TASK
Where the word "kFoldMaxTaps" shows up in the entries below, please copy the whole line.

┏━━

__device__ __forceinline__ void fold_any(const float* __restrict__ dwt, const ConvGeom& g, int pair,
                                         float (&acc)[kFoldMaxTaps]) {
  const bool k3 = g.KH == 3 && g.KW == 3 && g.pad == 1, k1 = g.KH == 1 && g.KW == 1 && g.pad == 0;
  if (k3 && g.H == 2 && g.W == 2 && g.stride == 1) fold_pair_t<2, 2, 2, 2, 1, 1, 3, 3>(dwt, g.C, pair, acc);
  else if (k3 && g.H == 4 && g.W == 4 && g.stride == 2) fold_pair_t<4, 4, 2, 2, 2, 1, 3, 3>(dwt, g.C, pair, acc);
  else if (k1 && g.H == 4 && g.W == 4 && g.stride == 2) fold_pair_t<4, 4, 2, 2, 2, 0, 1, 1>(dwt, g.C, pair, acc);
  else if (k3 && g.H == 2 && g.W == 2 && g.stride == 2) fold_pair_t<2, 2, 1, 1, 2, 1, 3, 3>(dwt, g.C, pair, acc);
  else if (k1 && g.H == 2 && g.W == 2 && g.stride == 2) fold_pair_t<2, 2, 1, 1, 2, 0, 1, 1>(dwt, g.C, pair, acc);
  else if (k3 && g.H == 1 && g.W == 1 && g.stride == 1) fold_pair_t<1, 1, 1, 1, 1, 1, 3, 3>(dwt, g.C, pair, acc);
  else fold_pair(dwt, g, pair, acc);
}

__device__ __forceinline__ void fold_many_block(const FoldBatch& b, int64_t blk, float* __restrict__ stage) {
  const int64_t base = blk * 256;
  const int64_t i = base + threadIdx.x;
  const int64_t total = b.end[b.n - 1];
  int e = 0;
  while (e + 1 < b.n && base >= b.end[e]) ++e;
  const int64_t e_lo = e ? b.end[e - 1] : 0;
  const bool one_entry = base + 256 <= b.end[e];
  if (one_entry) {
    const ConvGeom& g = b.g[e];
    const int T = g.KH * g.KW;
    float acc[kFoldMaxTaps];
    fold_any(b.dwt[e], g, (int)(i - e_lo), acc);
#pragma unroll
    for (int t = 0; t < kFoldMaxTaps; ++t)
      if (t < T) stage[threadIdx.x * T + t] = acc[t];
    __syncthreads();
    float* out = b.dw[e] + (base - e_lo) * T;
    for (int k = threadIdx.x; k < 256 * T; k += 256) out[k] = stage[k];
    return;
  }
  if (i >= total) return;
  while (e + 1 < b.n && i >= b.end[e]) ++e;
  const ConvGeom& g = b.g[e];
  const int T = g.KH * g.KW;
  const int pair = (int)(i - (e ? b.end[e - 1] : 0));
  float acc[kFoldMaxTaps];
  fold_any(b.dwt[e], g, pair, acc);
  float* out = b.dw[e] + (int64_t)pair * T;
#pragma unroll
  for (int t = 0; t < kFoldMaxTaps; ++t)
    if (t < T) out[t] = acc[t];
}

__global__ __launch_bounds__(256) void toeplitz_fold_many_kernel(FoldBatch b) {
  __shared__ float stage[256 * kFoldMaxTaps];
  fold_many_block(b, blockIdx.x, stage);
}

void launch_toeplitz_fold_many(const FoldBatch& b, hipStream_t s) {
  if (b.n <= 0) return;
  const int64_t total = b.end[b.n - 1];
  hipLaunchKernelGGL(toeplitz_fold_many_kernel, dim3((unsigned)((total + 255) / 256)), dim3(256), 0, s, b);
}

void launch_toeplitz_expand(const float* w, float* wb, const ConvGeom& g, hipStream_t s) {
  const int N = g.Co * g.OH * g.OW, K = g.C * g.H * g.W;
  hipLaunchKernelGGL(toeplitz_expand_kernel, dim3((K + 255) / 256, N), dim3(256), 0, s, w, wb, g);
}

void launch_toeplitz_fold(const float* dwb, float* dw, const ConvGeom& g, hipStream_t s) {
  FoldBatch b{};
  b.dwt[0] = dwb;
  b.dw[0] = dw;
  b.g[0] = g;
  b.end[0] = (int64_t)g.Co * g.C;
  b.n = 1;
  launch_toeplitz_fold_many(b, s);
}



typedef float f32x16 __attribute__((ext_vector_type(16)));
typedef float f32x4c __attribute__((ext_vector_type(4)));

__device__ __forceinline__ f32x16 mfma32(float a, float b, f32x16 c) {
  return __builtin_amdgcn_mfma_f32_32x32x2f32(a, b, c, 0, 0, 0);
}
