## Replace post-tune joined row-block trial with upfront sampled-unit-share row-block rule

Adds a row-block planning rule that runs before emission. For large general matrices, it samples rows to estimate the share of nonzeros stored in unit elements and chooses joined row-blocks when that share is high. It also adds a mode for explicit long row-blocks split into parts. This replaces the old approach of emitting and timing a joined layout after autotuning, with a fallback to planned row-blocks if unit windows lose. It avoids the extra emit and timing pass, but a threshold-based decision may pick the wrong layout for some matrices.

```diff
diff --git a/include/sparsex_hip.h b/include/sparsex_hip.h
--- a/include/sparsex_hip.h
+++ b/include/sparsex_hip.h
@@ -181,7 +181,7 @@
     int64_t unit_window_elems;
     int64_t unit_window_staged;
     int32_t sym_pipeline;
-    int32_t reserved0;
+    int32_t rowblock_plan;
     int64_t sym_pipeline_elems;
 } spx_hip_info_t;
 
diff --git a/sparsex_amd/api.py b/sparsex_amd/api.py
--- a/sparsex_amd/api.py
+++ b/sparsex_amd/api.py
@@ -42,7 +42,7 @@
                 ("quad", C.c_int32), ("col_slices", C.c_int32),
                 ("unit_windows", C.c_int32), ("unit_window_lds", C.c_int32),
                 ("unit_window_elems", C.c_int64), ("unit_window_staged", C.c_int64),
-                ("sym_pipeline", C.c_int32), ("reserved0", C.c_int32), ("sym_pipeline_elems", C.c_int64)]
+                ("sym_pipeline", C.c_int32), ("rowblock_plan", C.c_int32), ("sym_pipeline_elems", C.c_int64)]
 
 
 class SxPlan(C.Structure):
diff --git a/sparsex_amd/csrc/api.cpp b/sparsex_amd/csrc/api.cpp
--- a/sparsex_amd/csrc/api.cpp
+++ b/sparsex_amd/csrc/api.cpp
@@ -389,6 +389,96 @@
     return std::min<size_t>(t, SPX_MAX_RB_ELEMS);
 }
 
+struct RowblockRuleInput {
+    size_t value_bytes = 0;
+    size_t min_bytes = 0;
+    double unit_share = 0.0;
+};
+
+constexpr double LONG_RB_UNIT_SHARE = 0.9;
+
+static spx_matrix_t::RowblockPlan long_rowblocks(uint32_t rows, double nnz_per_row, uint32_t budget)
+{
+    spx_matrix_t::RowblockPlan pl;
+    const double want = std::max(64.0, nnz_per_row * (double) rows);
+    const uint32_t n_parts = (uint32_t) std::max(2.0, std::ceil(want / (double) SPX_MAX_RB_ELEMS));
+    pl.rows = rows;
+    pl.part_rows = std::max<uint32_t>(rows / n_parts, 8);
+    pl.part_elems = (uint32_t) std::min<double>(SPX_MAX_RB_ELEMS, std::ceil(want / n_parts));
+    pl.elems = pl.part_elems * n_parts;
+    pl.xw_budget = budget;
+    return pl;
+}
+
+static spx_matrix_t::RowblockPlan joined_rowblocks()
+{
+    spx_matrix_t::RowblockPlan pl;
+    pl.rows = (uint32_t) JOINED_ROWS;
+    pl.elems = (uint32_t) JOINED_ELEMS;
+    pl.xw_budget = JOINED_XW_BUDGET;
+    return pl;
+}
+
+static bool rowblock_rule_decide(const RowblockRuleInput &in)
+{
+    return in.value_bytes > in.min_bytes && in.unit_share >= LONG_RB_UNIT_SHARE;
+}
+
+static void rowblock_rule(spx_matrix_t *A, const std::string &mode, size_t min_bytes)
+{
+    A->rb_plan = spx_matrix_t::RowblockPlan();
+    const bool general_xw = !A->symmetric && A->unit_windows != 0 && !A->deterministic && A->wave_tiles != 1 &&
+                            A->col_phases <= 1;
+    if (mode == "plain" || !general_xw || !A->auto_rb || A->emit_params.max_rows != SPX_MAX_RB_ROWS) return;
+    size_t nnz = 0, rows = 0;
+    for (const Partition &p : A->parts) {
+        nnz += p.nnz;
+        rows += p.nr_rows;
+    }
+    if (nnz == 0 || rows == 0) return;
+    if (mode == "joined") {
+        A->rb_plan = joined_rowblocks();
+    } else if (mode != "auto") {
+        A->rb_plan = long_rowblocks((uint32_t) strtol(mode.c_str(), nullptr, 10), (double) nnz / (double) rows, A->xw_budget);
+    } else {
+        RowblockRuleInput in;
+        in.value_bytes = nnz * sizeof(val_t);
+        in.min_bytes = min_bytes;
+        if (in.value_bytes <= in.min_bytes) return;
+        const size_t n_samples = std::min<size_t>(A->parts.size(), 8);
+        std::vector<uint64_t> in_units(n_samples, 0), in_all(n_samples, 0);
+        parallel_for(n_samples, host_threads(), [&](size_t s) {
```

┗━━

THE COMPLETED TASK
                                         float (&acc)[kFoldMaxTaps]) {
    float acc[kFoldMaxTaps];
    for (int t = 0; t < kFoldMaxTaps; ++t)
  float acc[kFoldMaxTaps];
  for (int t = 0; t < kFoldMaxTaps; ++t)
  __shared__ float stage[256 * kFoldMaxTaps];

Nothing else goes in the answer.